A medic who cared for the seal attacked by a dog along the banks of the Thames last month is calling for further protection of the river’s wildlife.
Popular south west London seal, nicknamed Freddie Mercury, was put down after being mauled by an off-leash dog near Hammersmith Bridge on Sunday 21 March.
British Divers Marine Life Rescue (BDMLR) medic Mary Tester, 38, was in charge of monitoring ten-month-old Freddie and was involved in his rescue after the attack.
Freddie was treated for a broken flipper and dislocated joint in South Essex Wildlife Hospital before the decision was made to put him down.
The dog’s owner, barrister Rebecca Sabben-Clare QC, apologised and made a donation to the Wildlife Hospital, but faced no charges.
California native Tester, now based in Mortlake, is working with others in the community to push for the further protection of marine wildlife on a legislative level.
Tester said: “What happened was completely devastating to myself and the community.
“I’ve worked with hundreds of seals during my career but there was something genuinely magical about Freddie.

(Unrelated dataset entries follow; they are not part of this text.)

int tonemap_device_table(const float **out){
    int dev = 0;
    HIP_TRY(hipGetDevice(&dev));
    if(dev < 0 || dev >= 64) return fail(HPT_ERR_INVALID, "device ordinal out of range");
    std::lock_guard<std::mutex> lock(g_tonemap.mu);
    DevBuf<float> &d = g_tonemap.table[dev];
    if(!d.get()){
        HIP_TRY(d.reserve(256));
        hipError_t e = hipMemcpy(d.get(), tonemap_thresholds(), 256 * sizeof(float), hipMemcpyHostToDevice);
        if(e != hipSuccess){ d.release(); return fail(HPT_ERR_DEVICE, std::string("tonemap table upload: ") + hipGetErrorString(e)); }
    }
    *out = d.get();
    return HPT_OK;
}

}

void hpt_tonemap_table(float thresholds_out[256]){ memcpy(thresholds_out, tonemap_thresholds(), 256 * sizeof(float)); }

void hpt_tonemap_reference(const float *linear_rgb, unsigned char *rgb8, int64_t num_pixels, int bgr){
    for(int64_t p = 0; p < num_pixels; ++p)
        for(int c = 0; c < 3; ++c) rgb8[p * 3 + c] = tonemap_byte(linear_rgb[p * 3 + (bgr ? 2 - c : c)]);
}

int hpt_tonemap(const void *d_linear_rgb, void *d_rgb8, int64_t num_pixels, int bgr, void *hip_stream){
    if(num_pixels < 0 || (num_pixels > 0 && (!d_linear_rgb || !d_rgb8))) return fail(HPT_ERR_INVALID, "bad tonemap argument");
    if(((uintptr_t) d_rgb8 & 3u) != 0u) return fail(HPT_ERR_INVALID, "tonemap output must be 4-byte aligned");
    const float *table = nullptr;
    int rc = tonemap_device_table(&table);
    if(rc) return rc;
    launch_tonemap((hipStream_t) hip_stream, (const float *) d_linear_rgb, d_rgb8, (unsigned long long) num_pixels * 3ull, bgr ? 1 : 0, table);
    HIP_TRY(hipGetLastError());
    return HPT_OK;
}

int hpt_tonemap_host(const float *linear_rgb, unsigned char *rgb8, int64_t num_pixels, int bgr){
    if(num_pixels < 0 || (num_pixels > 0 && (!linear_rgb || !rgb8))) return fail(HPT_ERR_INVALID, "bad tonemap argument");
    if(num_pixels == 0) return HPT_OK;
    DevBuf<float> d_in; DevBuf<unsigned char> d_out;
    size_t n = (size_t) num_pixels * 3;
    HIP_TRY(d_in.reserve(n));
    HIP_TRY(d_out.reserve((n + 3) / 4 * 4));
    HIP_TRY(hipMemcpy(d_in.get(), linear_rgb, n * sizeof(float), hipMemcpyHostToDevice));
    int rc = hpt_tonemap(d_in.get(), d_out.get(), num_pixels, bgr, nullptr);
    if(rc) return rc;
    HIP_TRY(hipMemcpy(rgb8, d_out.get(), n, hipMemcpyDeviceToHost));
    return HPT_OK;
}

int hpt_get_stats(const hpt_scene *scene, hpt_stats *out){
    if(!scene || !out) return fail(HPT_ERR_INVALID, "null argument");
    int rc = collect_stats(const_cast<hpt_scene *>(scene));
    if(rc) return rc;
    *out = scene->tm.stats;
    return HPT_OK;
}

int hpt_trace_closest(hpt_scene *s, const float *origins, const float *dirs, int n, int flags,
                      float *t_out, int32_t *prim_out){
    if(!s || !origins || !dirs || !t_out || !prim_out || n < 0) return fail(HPT_ERR_INVALID, "bad argument");
    if(n == 0) return HPT_OK;
    DevBuf<float> d_o, d_d, d_t; DevBuf<int32_t> d_p;
    size_t b3 = (size_t) n * 3 * sizeof(float);
    HIP_TRY(d_o.reserve((size_t) n * 3)); HIP_TRY(d_d.reserve((size_t) n * 3));
    HIP_TRY(d_t.reserve((size_t) n)); HIP_TRY(d_p.reserve((size_t) n));
    HIP_TRY(hipMemcpy(d_o.get(), origins, b3, hipMemcpyHostToDevice));
    HIP_TRY(hipMemcpy(d_d.get(), dirs, b3, hipMemcpyHostToDevice));
    launch_probe_closest(nullptr, s->geo.sd, d_o.get(), d_d.get(), n, (flags & HPT_FLAG_BRUTE_FORCE) ? 1 : 0, d_t.get(), d_p.get());
    HIP_TRY(hipGetLastError());
    HIP_TRY(hipMemcpy(t_out, d_t.get(), (size_t) n * 4, hipMemcpyDeviceToHost));
    HIP_TRY(hipMemcpy(prim_out, d_p.get(), (size_t) n * 4, hipMemcpyDeviceToHost));
    return HPT_OK;
}

int hpt_probe_functions(const float *records_in, int n, float *results_out){
    if(n < 0 || (n > 0 && (!records_in || !results_out))) return fail(HPT_ERR_INVALID, "bad argument");
    if(n == 0) return HPT_OK;
    DevBuf<float> d_in, d_out;
    HIP_TRY(d_in.reserve((size_t) n * 24));
    HIP_TRY(d_out.reserve((size_t) n * 40));
    HIP_TRY(hipMemcpy(d_in.get(), records_in, (size_t) n * 24 * sizeof(float), hipMemcpyHostToDevice));
    launch_probe_functions(nullptr, d_in.get(), n, d_out.get());
    HIP_TRY(hipGetLastError());
    HIP_TRY(hipMemcpy(results_out, d_out.get(), (size_t) n * 40 * sizeof(float), hipMemcpyDeviceToHost));
    return HPT_OK;
}

int hpt_scene_set_groups(hpt_scene *s, const int32_t *obj_kind, const int32_t *obj_index, const int32_t *obj_group, int nobj){
    if(!s) return fail(HPT_ERR_INVALID, "null scene");
    if(nobj < 0 || (nobj > 0 && (!obj_kind || !obj_index || !obj_group))) return fail(HPT_ERR_INVALID, "bad group arrays");
    if(nobj != 0 && nobj != s->geo.ns + s->geo.nt) return fail(HPT_ERR_INVALID, "group arrays must list every sphere and triangle once");
    s->geo.g_kind.assign(obj_kind, obj_kind + nobj); s->geo.g_index.assign(obj_index, obj_index + nobj); s->geo.g_group.assign(obj_group, obj_group + nobj);
    s->bd.ready = false;
    return HPT_OK;
}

“He was a beacon of hope for many during lockdown.”
Tester explained how seals are overlooked when compared to other animals in the eyes of the law.
“There is a legislative vulnerability that seals have.
“Everyone knows that if your dog attacks a deer in Richmond Park you’re in trouble and it would be good if seals were protected in the same way – the best way to make that happen is more support from MPs who are in the position to make the changes that the public has already shown massive support for.”
Once the scope of the campaign is decided locally, a government petition will be put forward.
Tester and other activists are also working to create more community awareness around Thames wildlife such as permanent signage aiming to give the public information on which animals may be nearby.
Although south west London will miss Freddie, Tester hopes to channel her grief into ensuring other seals avoid the same fate.
She added: “The last thing that I want is for yesterday’s news to make tomorrow’s headlines.”